玉真公主:令李白争一生爱慕的女人(2)

  李白和王维同岁,文才也不下于王维,不过这李白有个毛病,好酒如命。李白曾有诗心怀歉疚地对自己的妻子说:“三百六十日,日日醉如泥。虽为李白妇,何异太常妻。(《赠内诗》)”所谓太常妻,是说东汉有个叫周泽的官封太常,估计性功能不行,经常借口要洁身敬祖睡在斋宫里。天天这样,他老婆可受不了啦,就自已跑去看望他。他大怒,说妻子冒犯斋禁,竟把妻子送到牢里监禁起来。时人讥曰:“生世不谐,为太常妻”。李白好酒如命,也经常烂醉如泥,未免就没有能尽到做丈夫的义务,故而赋诗向老婆道歉。玉真公主那里的美酒肯定很多,李白混熟了以后,肯定要大喝特喝,晚上不免要烂醉如泥,说不定还会吐玉真公主一身。所以,玉真公主把这位青莲居士尝了几口后,就还是觉得能和她花间弹曲、镜前*、黄昏联句、清晨画眉的王维更好。
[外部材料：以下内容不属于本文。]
__device__ __forceinline__ uint32_t sp_sw128(int r, int chunk) { return r * 128 + ((chunk ^ (r & 7)) << 4); }
__device__ __forceinline__ void sp_ldsm_x4(uint32_t (&r)[4], const uint8_t* p) {
  asm volatile("ldmatrix.sync.aligned.m8n8.x4.shared.b16 {%0,%1,%2,%3}, [%4];" : "=r"(r[0]), "=r"(r[1]), "=r"(r[2]), "=r"(r[3]) : "r"(smem_u32(p)));
}
__device__ __forceinline__ void sp_ldsm_x4_t(uint32_t (&r)[4], const uint8_t* p) {
  asm volatile("ldmatrix.sync.aligned.m8n8.x4.trans.shared.b16 {%0,%1,%2,%3}, [%4];" : "=r"(r[0]), "=r"(r[1]), "=r"(r[2]), "=r"(r[3]) : "r"(smem_u32(p)));
}
__device__ __forceinline__ void sp_mma(float (&d)[4], const uint32_t (&a)[4], uint32_t b0, uint32_t b1) {
  asm volatile("mma.sync.aligned.m16n8k16.row.col.f32.f16.f16.f32 {%0,%1,%2,%3}, {%4,%5,%6,%7}, {%8,%9}, {%0,%1,%2,%3};"
               : "+f"(d[0]), "+f"(d[1]), "+f"(d[2]), "+f"(d[3])
               : "r"(a[0]), "r"(a[1]), "r"(a[2]), "r"(a[3]), "r"(b0), "r"(b1));
}
__device__ __forceinline__ void sp_pack_pair(float a, float b, uint32_t& hi, uint32_t& lo) {
  const __half2 h = __floats2half2_rn(a, b);
  const __half2 l = __floats2half2_rn(a - __low2float(h), b - __high2float(h));
  hi = *reinterpret_cast<const uint32_t*>(&h);
  lo = *reinterpret_cast<const uint32_t*>(&l);
}
__device__ __forceinline__ void sp_remainder_rows(const SpParams& p, const uint8_t* sKh, const uint8_t* sKl, const uint8_t* sVh, const uint8_t* sVl, int b, int h,
                                                  int row0, int lane) {
  const int g = lane >> 2, t = lane & 3;
  const __half* qb = p.q + (long long)b * p.Lq * p.ldq + h * SP_HD;
  uint32_t ah[4][4], al[4][4];
#pragma unroll
  for (int ks = 0; ks < 4; ++ks) {
    const int ra = row0 + g, rb = row0 + g + 8, c = ks * 16 + 2 * t;
    const __half* pa = qb + (long long)ra * p.ldq + c;
    const __half* pb = qb + (long long)rb * p.ldq + c;
    ah[ks][0] = ra < p.Lq ? *reinterpret_cast<const uint32_t*>(pa) : 0u;
    ah[ks][1] = rb < p.Lq ? *reinterpret_cast<const uint32_t*>(pb) : 0u;
    ah[ks][2] = ra < p.Lq ? *reinterpret_cast<const uint32_t*>(pa + 8) : 0u;
    ah[ks][3] = rb < p.Lq ? *reinterpret_cast<const uint32_t*>(pb + 8) : 0u;
    al[ks][0] = ra < p.Lq ? *reinterpret_cast<const uint32_t*>(pa + p.q_lo_col) : 0u;
    al[ks][1] = rb < p.Lq ? *reinterpret_cast<const uint32_t*>(pb + p.q_lo_col) : 0u;
    al[ks][2] = ra < p.Lq ? *reinterpret_cast<const uint32_t*>(pa + p.q_lo_col + 8) : 0u;
    al[ks][3] = rb < p.Lq ? *reinterpret_cast<const uint32_t*>(pb + p.q_lo_col + 8) : 0u;
  }
  float m0 = -INFINITY, m1 = -INFINITY, l0 = 0.f, l1 = 0.f;
  float oacc[8][4];
#pragma unroll
  for (int i = 0; i < 8; ++i) oacc[i][0] = oacc[i][1] = oacc[i][2] = oacc[i][3] = 0.f;
  for (int kc = 0; kc * 64 < p.kpad; ++kc) {
    const int keys_left = p.Lk - kc * 64;
    if (keys_left <= 0) break;
    const int n_live = keys_left >= 64 ? 8 : (keys_left + 7) >> 3;
    float s[8][4];
#pragma unroll
    for (int nt = 0; nt < 8; ++nt) {
      s[nt][0] = s[nt][1] = s[nt][2] = s[nt][3] = 0.f;
      if (nt >= n_live) continue;
      const int row = kc * 64 + nt * 8 + (lane & 7);
      uint32_t kh[4], kl[4];
#pragma unroll
      for (int half = 0; half < 2; ++half) {
        sp_ldsm_x4(kh, sKh + sp_sw128(row, 4 * half + (lane >> 3)));
        sp_ldsm_x4(kl, sKl + sp_sw128(row, 4 * half + (lane >> 3)));
        sp_mma(s[nt], al[2 * half], kh[0], kh[1]);
        sp_mma(s[nt], al[2 * half + 1], kh[2], kh[3]);
        sp_mma(s[nt], ah[2 * half], kl[0], kl[1]);
        sp_mma(s[nt], ah[2 * half + 1], kl[2], kl[3]);
        sp_mma(s[nt], ah[2 * half], kh[0], kh[1]);
        sp_mma(s[nt], ah[2 * half + 1], kh[2], kh[3]);
      }
    }
    float mx0 = -INFINITY, mx1 = -INFINITY;
#pragma unroll
    for (int nt = 0; nt < 8; ++nt) {
      const int key = kc * 64 + nt * 8 + 2 * t;
      if (key >= p.Lk) { s[nt][0] = -INFINITY; s[nt][2] = -INFINITY; }
      if (key + 1 >= p.Lk) { s[nt][1] = -INFINITY; s[nt][3] = -INFINITY; }
      mx0 = fmaxf(mx0, fmaxf(s[nt][0], s[nt][1]));
      mx1 = fmaxf(mx1, fmaxf(s[nt][2], s[nt][3]));
    }
    mx0 = fmaxf(mx0, __shfl_xor_sync(0xffffffffu, mx0, 1)); mx0 = fmaxf(mx0, __shfl_xor_sync(0xffffffffu, mx0, 2));
    mx1 = fmaxf(mx1, __shfl_xor_sync(0xffffffffu, mx1, 1)); mx1 = fmaxf(mx1, __shfl_xor_sync(0xffffffffu, mx1, 2));
    const float mn0 = fmaxf(m0, mx0), mn1 = fmaxf(m1, mx1);
    const float c0 = sp_ex2((m0 - mn0) * p.scale_log2e), c1 = sp_ex2((m1 - mn1) * p.scale_log2e);
    const float ms0 = mn0 * p.scale_log2e, ms1 = mn1 * p.scale_log2e;
    m0 = mn0; m1 = mn1;
    l0 *= c0; l1 *= c1;
#pragma unroll
    for (int nd = 0; nd < 8; ++nd) { oacc[nd][0] *= c0; oacc[nd][1] *= c0; oacc[nd][2] *= c1; oacc[nd][3] *= c1; }
#pragma unroll
    for (int nt = 0; nt < 8; ++nt) {
      s[nt][0] = sp_ex2(fmaf(s[nt][0], p.scale_log2e, -ms0)); s[nt][1] = sp_ex2(fmaf(s[nt][1], p.scale_log2e, -ms0));
      s[nt][2] = sp_ex2(fmaf(s[nt][2], p.scale_log2e, -ms1)); s[nt][3] = sp_ex2(fmaf(s[nt][3], p.scale_log2e, -ms1));
      l0 += s[nt][0] + s[nt][1];
      l1 += s[nt][2] + s[nt][3];
    }
#pragma unroll
    for (int kk = 0; kk < 4; ++kk) {
      if (kk * 2 >= n_live) continue;
      uint32_t ph[4], pl[4];
      sp_pack_pair(s[2 * kk][0], s[2 * kk][1], ph[0], pl[0]);
      sp_pack_pair(s[2 * kk][2], s[2 * kk][3], ph[1], pl[1]);
      sp_pack_pair(s[2 * kk + 1][0], s[2 * kk + 1][1], ph[2], pl[2]);
      sp_pack_pair(s[2 * kk + 1][2], s[2 * kk + 1][3], ph[3], pl[3]);
      const int row = kc * 64 + kk * 16 + (lane & 7) + 8 * ((lane >> 3) & 1);
#pragma unroll
      for (int np = 0; np < 4; ++np) {
        uint32_t vh[4], vl[4];
        sp_ldsm_x4_t(vh, sVh + sp_sw128(row, 2 * np + (lane >> 4)));
        sp_ldsm_x4_t(vl, sVl + sp_sw128(row, 2 * np + (lane >> 4)));
        sp_mma(oacc[2 * np], pl, vh[0], vh[1]);
        sp_mma(oacc[2 * np + 1], pl, vh[2], vh[3]);
        sp_mma(oacc[2 * np], ph, vl[0], vl[1]);
        sp_mma(oacc[2 * np + 1], ph, vl[2], vl[3]);
        sp_mma(oacc[2 * np], ph, vh[0], vh[1]);
        sp_mma(oacc[2 * np + 1], ph, vh[2], vh[3]);
      }
    }
  }
  l0 += __shfl_xor_sync(0xffffffffu, l0, 1); l0 += __shfl_xor_sync(0xffffffffu, l0, 2);
  l1 += __shfl_xor_sync(0xffffffffu, l1, 1); l1 += __shfl_xor_sync(0xffffffffu, l1, 2);
  const float i0 = 1.0f / l0, i1 = 1.0f / l1;
  const int ra = row0 + g, rb = row0 + g + 8;
  __half* ob = p.o + (long long)b * p.Lq * p.ldo + h * SP_HD;
#pragma unroll
  for (int nd = 0; nd < 8; ++nd) {
    uint32_t hi, lo;
    if (ra < p.Lq) {
      sp_pack_pair(oacc[nd][0] * i0, oacc[nd][1] * i0, hi, lo);
      *reinterpret_cast<uint32_t*>(ob + (long long)ra * p.ldo + nd * 8 + 2 * t) = hi;
      *reinterpret_cast<uint32_t*>(ob + (long long)ra * p.ldo + p.o_lo_off + nd * 8 + 2 * t) = lo;
    }
    if (rb < p.Lq) {
      sp_pack_pair(oacc[nd][2] * i1, oacc[nd][3] * i1, hi, lo);
      *reinterpret_cast<uint32_t*>(ob + (long long)rb * p.ldo + nd * 8 + 2 * t) = hi;
      *reinterpret_cast<uint32_t*>(ob + (long long)rb * p.ldo + p.o_lo_off + nd * 8 + 2 * t) = lo;
    }
  }
}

  于是,玉真公主就把太白这位自我感觉超好的“芙蓉哥哥”晾在终南山下的“玉真公主别馆”里不管不问了。玉真公主的住处有好多,像什么玉真观、安国观、山居、别馆之类的。太白虽然心理素质很过硬,但时间一长也有点架不住劲了,当碰到张说的儿子张垍时,李白就大倒苦水,和张垍说什么:“秋坐金张馆,繁阴昼不开。空烟迷雨色,萧飒望中来。翳翳昏垫苦,沉沉忧恨催。清秋何以慰,白酒盈吾杯。吟咏思管乐,此人已成灰。独酌聊自勉,谁贵经纶才。弹剑谢公子,无鱼良可哀。(《玉真公主别馆苦雨赠卫尉张卿二首》”发了一肚子牢骚。太白是爽利人,倒苦水也不看个对象,这个张垍虽是宫中驸马,但恐怕和玉真公主之间也有说不清的关系。这个也不稀奇,郭淑妃是同昌公主的亲娘,却连自己女儿的驸马都偷。《松窗杂录》中说,玄宗年间,姚崇搜罗了证据想办张说,情况很危险。结果还是靠玉真公主向皇帝美言后才免于灾祸。可见玉真公主和张家还是大有渊源的。不然张垍为什么到玉真别馆来串门儿?李白好容易见到个人,拉住人家的手就诉苦,不免找错了对象。张垍既然和玉真公主也有一腿,肯定见了太白后心里醋意盎然,哪里还会说李白的好话。结果,张垍到了玄宗面前添油加醋,说了很多对李白不利的话,李白这次的求官行动再次泡汤。说来张垍这人,也不是好人,他身为驸马,老丈人玄宗待他恩德极厚,破格让他在宫中辟一小院居住,并赏赐很多东西给他。但他却在后来的安史之乱中,留在京城投降安禄山,任叛贼的伪职,可见并非正直忠义之人。

  但是,玉真公主对李白毕竟还有着一丝情意。到了天宝年间,玉真公主对王维渐渐疏远。王维开始躲到蓝田辋川别墅去和裴迪吟诗钓鱼去了,后来又被打发到榆林等边塞之地作侍御史,这才有了我们所吟诵的“大漠孤烟直,长河落日圆”一诗。而此时,玉真公主却鼓动皇帝哥哥宣诏李白入京。李白乐得直蹦高:“仰天大笑出门去,我辈岂是蓬蒿人!”入京后,李白很受玄宗优待,封他为翰林学士,并曾有“御手调羹,龙巾拭吐”之宠。但李白老毛病不改,还是整天醉得昏天黑地--“天子呼来不上船”,天子都叫不醒,公主叫他,肯定也是十次有八次叫不动。李白这人还超级自恋,整天得罪人,到处泡美眉。《天元天宝遗事》一书中说,宁王府中有家妓名宠姐,貌美歌甜,很受宁王宠爱,一般的外客不让见。李白喝得半醉,就“恃醉戏曰”:“白久闻王有宠姐善歌,今酒肴醉饱,群公宴倦,王何吝此女示于众!”宁王没有好意思当场回绝,但是依旧是设了七宝花障,让宠姐在花障后歌唱。太白只恨自己不长一双X光眼,能透过花障瞧一瞧人家宠姐的模样儿。但李白还有个特点,挺会自我排解,自我安慰的,他说:“虽不许见面,闻其声亦幸矣。”太白那色迷迷的样子,可想而知。